Through various snapshots of teenage life - two guys trying to make a bong in tech class, a degrading initiation for high-school freshermen, a fight at a party, a young teenager boldly buying beer from a corner shop and getting drunk for the very first time - through these wonderfully identifiable moments, Linklater memorably evokes what it is to be young and growing up.

Dr Strangelove, Or How Learnt To Stop Worrying And Love The Bomb (1964)

Stanley Kubrick’s classic 1964 film is a comedy about a nuclear holocaust. If that sounds bizarre that's because it is. Kubrick’s nightmarish black comedy is so deliciously funny that one often forgets that underlying the humour is the threat of atomic annihilation.
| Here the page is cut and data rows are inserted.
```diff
@@ -980,7 +1087,13 @@
         a.out_len[item] = 0;
       }
     }
-  }
+    CCO_PHASE(6);
+    CCO_PHASE_ADD(0, 1);
+  }
+#ifdef CCO_ROW_PHASES
+  if (GROUP == 32 && lane == 0 && a.bin < kPhaseBins)
+    for (int i = 0; i < kPhaseFields; ++i) atomicAdd(&g_row_phases[a.bin][i], ph[i]);
+#endif
   for (int o = 16; o > 0; o >>= 1) distinct_local += __shfl_xor_sync(0xffffffffu, distinct_local, o);
   if (lane == 0 && distinct_local) atomicAdd(a.stat_distinct, distinct_local);
   for (int o = 16; o > 0; o >>= 1) evaluated_local += __shfl_xor_sync(0xffffffffu, evaluated_local, o);
```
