+  do {
+    if constexpr (PERSIST) {
+        kargs_t ka = (kargs_t)__builtin_amdgcn_kernarg_segment_ptr();
+        asm volatile("" : "+s"(ka));
+        a = *(const V2Args*)ka;
+        if (a.cs_dev) { a.c0 = a.cs_dev[1]; a.c1 = a.cs_dev[3]; a.c2 = a.cs_dev[5]; }
+    }
+    float* const s_y = s_p + (REGP ? a.p_floats : 128 * ST);
     const int d = a.d;
-    const int64_t n_tiles = (a.B + 31) / 32;
-    const int64_t tile = (int64_t)blockIdx.x * FW + wave;
-    if (tile >= n_tiles) return;
     const SpK k{a.c2 * 1.44269504088896341f, a.c2 * a.sc.beta * 1.44269504088896341f, a.c2};
     const int n_in = a.periodic ? 2 * a.d_c : a.d_c;
-    const int ldy32 = (int)a.ldy, ldo32 = (int)a.ldo;
-    const int n_y = 32 * d;
-
-  {
-    const int lane = (int)threadIdx.x & 63, j = lane & 31, hh = lane >> 5;
+    const int ldy32 = (int)a.ldy;
+    int lane = (int)threadIdx.x & 63;
+    if constexpr (PERSIST) {
+        int zero = 0;
+        asm volatile("" : "+v"(zero));
+        lane = (int)__builtin_amdgcn_mbcnt_hi(~0u, __builtin_amdgcn_mbcnt_lo(~0u, (unsigned)zero));
+    }
+    const int j = lane & 31, hh = lane >> 5;
     const unsigned voff = (unsigned)lane * 16u;
     const int64_t b0 = tile * 32;
     const int rows = (int)((a.B - b0) < 32 ? (a.B - b0) : 32);
     const float* y_t = a.y + b0 * a.ldy;
-    float* out_t = a.out + b0 * a.ldo;
     V2_TS(0);
 
     const int nfs = a.nfs, ys = a.ys;
@@ -873,11 +893,19 @@
     TFrag ring[RD];
     BFrag bf;
     L0Frag fa, fb;
+    if constexpr (PERSIST) {
+#pragma unroll
+        for (int m = 0; m < 4; ++m) { asm volatile("" : "=v"(fb.v[m][0])); asm volatile("" : "=v"(fb.v[m][1])); }
+    }
     l0_request(fa, a.A0, 0, lane);
     Live<4> g1{acc, bf, a.A1, voff, ring};
     g1.start();
     V2_TS(12);
+#if BGK_V2_TS
+    stage_finish<V2Args>(stg, a.cs, b0, y_t, ldy32, s_p, s_y, 0.5f, [&](int i) { V2_TS(10 + i); });
+#else
     stage_finish<V2Args>(stg, a.cs, b0, y_t, ldy32, s_p, s_y, 0.5f);
+#endif
     V2_TS(1);
 
 #pragma unroll
@@ -982,10 +1010,20 @@
         V2_TS(5 + c);
 #else
         if (a.bin_idx) {
-#pragma unroll
-            for (int it = 0; it < 3; ++it) {
-                const int q = 2 * it + hh;
-                if (q < nd && j < rows) a.bin_idx[(b0 + j) * d + c * DPC + q] = bins[it];
+            if constexpr (PERSIST) {
+                int jo = j, ho = hh;
+                asm volatile("" : "+v"(jo), "+v"(ho));
+                int32_t* bt = a.bin_idx + b0 * d;
+                const unsigned off = (unsigned)(jo * d + c * DPC + ho);
+#pragma unroll
+                for (int it = 0; it < 3; ++it)
+                    if (2 * it + ho < nd && jo < rows) bt[off + 2u * it] = bins[it];
+            } else {
+#pragma unroll
+                for (int it = 0; it < 3; ++it) {
+                    const int q = 2 * it + hh;
+                    if (q < nd && j < rows) a.bin_idx[(b0 + j) * d + c * DPC + q] = bins[it];
+                }
             }
         }
 #endif
@@ -998,16 +1036,36 @@
         asm volatile("" : "+v"(zero));
         lane_e = (int)__builtin_amdgcn_mbcnt_hi(~0u, __builtin_amdgcn_mbcnt_lo(~0u, (unsigned)zero));
     }
-    if ((lane_e >> 5) == 0 && (lane_e & 31) < rows) {
-        if (a.accumulate) a.dlogp[b0 + (lane_e & 31)] += run; else a.dlogp[b0 + (lane_e & 31)] = run;
-    }
-    store_tile32(out_t, ldo32, s_y, ys, d, a.magic_d, rows, lane_e, a.out_lin);
-    if (a.oob_count && __builtin_amdgcn_ballot_w64(oob_local != 0)) {
-        for (int off = 32; off > 0; off >>= 1) oob_local += __shfl_xor(oob_local, off);
-        if (lane_e == 0) atomicAdd(a.oob_count, oob_local);
+    V2Args a_tail;
+    if constexpr (PERSIST) {
+        kargs_t kb = (kargs_t)__builtin_amdgcn_kernarg_segment_ptr();
+        asm volatile("" : "+s"(kb));
+        a_tail = *(const V2Args*)kb;
+    }
+    const V2Args& t = PERSIST ? a_tail : a;
+    const int64_t b0t = tile * 32;
+    const int rows_t = (int)((t.B - b0t) < 32 ? (t.B - b0t) : 32);
+    if ((lane_e >> 5) == 0 && (lane_e & 31) < rows_t) {
+        if (t.accumulate) t.dlogp[b0t + (lane_e & 31)] += run; else t.dlogp[b0t + (lane_e & 31)] = run;
+    }
+    store_tile32(t.out + b0t * t.ldo, (int)t.ldo, s_p + (REGP ? t.p_floats : 128 * ST), t.ys, t.d, t.magic_d, rows_t, lane_e, t.out_lin);
+    if (t.oob_count && __builtin_amdgcn_ballot_w64(oob_local != 0)) {
+        if constexpr (PERSIST) {
+            for (int off = 32; off > 0; off >>= 1) oob_local += __builtin_amdgcn_ds_bpermute((lane_e ^ off) << 2, oob_local);
+        } else {
+            for (int off = 32; off > 0; off >>= 1) oob_local += __shfl_xor(oob_local, off);
+        }
+        if (lane_e == 0) atomicAdd(t.oob_count, oob_local);
     }
     V2_TS(5 + a.n_chunks);
-  }
+    if constexpr (PERSIST) {
+        asm volatile("s_waitcnt lgkmcnt(0)" ::: "memory");
+        __builtin_amdgcn_fence(__ATOMIC_ACQ_REL, "wavefront");
+        __builtin_amdgcn_wave_barrier();
+        tile += t.tile_stride;
+        more = tile < (t.B + 31) / 32;
+    }
+  } while (PERSIST && more);
 }
 
 struct TilePlan { int nfs, ys, stage, y_dma, out_lin; };
@@ -1057,7 +1115,7 @@
 }
 
 
-#if !BGK_V2_SAVE && !BGK_V2_BF16
+#if !BGK_V2_SAVE && !BGK_V2_BF16 && !BGK_V2_REGP
 struct AffV2Net { const uint4* A0; const uint4* A1; const uint4* A1b; const uint4* A2; float c0, c1, c1b, c2;
 #if BGK_V2_AFFTRAIN
                   const float* cs;
@@ -1574,8 +1632,27 @@
 
 }
 
-#if !BGK_V2_SAVE && !BGK_V2_BF16 && !BGK_V2_AFFTRAIN
+#if !BGK_V2_SAVE && !BGK_V2_BF16 && !BGK_V2_AFFTRAIN && !BGK_V2_REGP
 int bgk_h2_variant = 2;
+#endif
+#if BGK_V2_REGP
+int bgk_persist_wg_cap = 0;
+
+namespace {
+int resident_workgroups() {
+    static int cached[64];
+    int dev = 0;
+    if (hipGetDevice(&dev) != hipSuccess || dev < 0 || dev >= 64) return 0;
+    int v = __atomic_load_n(&cached[dev], __ATOMIC_RELAXED);
+    if (v == 0) {
+        int cus = 0;
+        if (hipDeviceGetAttribute(&cus, hipDeviceAttributeMultiprocessorCount, dev) != hipSuccess || cus <= 0) return 0;
+        v = 2 * cus;
+        __atomic_store_n(&cached[dev], v, __ATOMIC_RELAXED);
+    }
+    return v;
+}
+}
 #endif
 
 #if BGK_V2_SAVE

Kubrick had first intended to make a serious film about the subject in order to alert people to the dangers of accidental nuclear war. Yet as he set out to work on the script he encountered some problems with this approach. As Kubrick himself put it in a rare interview, "Ideas kept coming to me which I would discard because they were so ludicrous I kept saying to myself: “I can’t do this. People will laugh.”

The project thus morphed fairly rapidly into a black comedy. Briefly, the film is depicts a paranoid, vehemently anti-communist US general who orders a fleet of B-52s to bomb Russian targets, apparently unaware that the Russians have developed a new Doomsday device which will automatically detonate if any nuclear weapons are dropped on the USSR. The President, upon hearing about the belligerent actions of his rogue suborindate, finds that he cannot recall the planes because only the general knows the codes.

The result is a film which forms a devastating critique on the nuclear build-up and strategy of the Cold War. Kubrick playful equates military aggression with sexual desire; the hawks in the US cabinet are called Buck Turgidson and Jack D. Ripper, while the president himself, a dove, is appropriately named Melvin Muffley. He lampoons the anti-communist paranoia of the hard right through the character of Jack D. Ripper who will only drink ‘distilled water or rain water’ for fear of Communist contamination.

Perhaps most subtly is Kubrick’s allusions to how the American generals do not understand how the possession of nuclear weapons has fundamentally changed the nature of war. On board the B-52s, planes which are about to drop nuclear weapons over Russia, Kubrick shows us the survival kit of the pilot of the plane, Mayor King Kong. Packed full of chewing gum, stockings and condoms, Kong appears oblivious to the fact that if the plane does go down after dropping the nuclear weapons then the crew won’t have to worry about survival.

One of the funniest political satires ever made, this film is a must watch.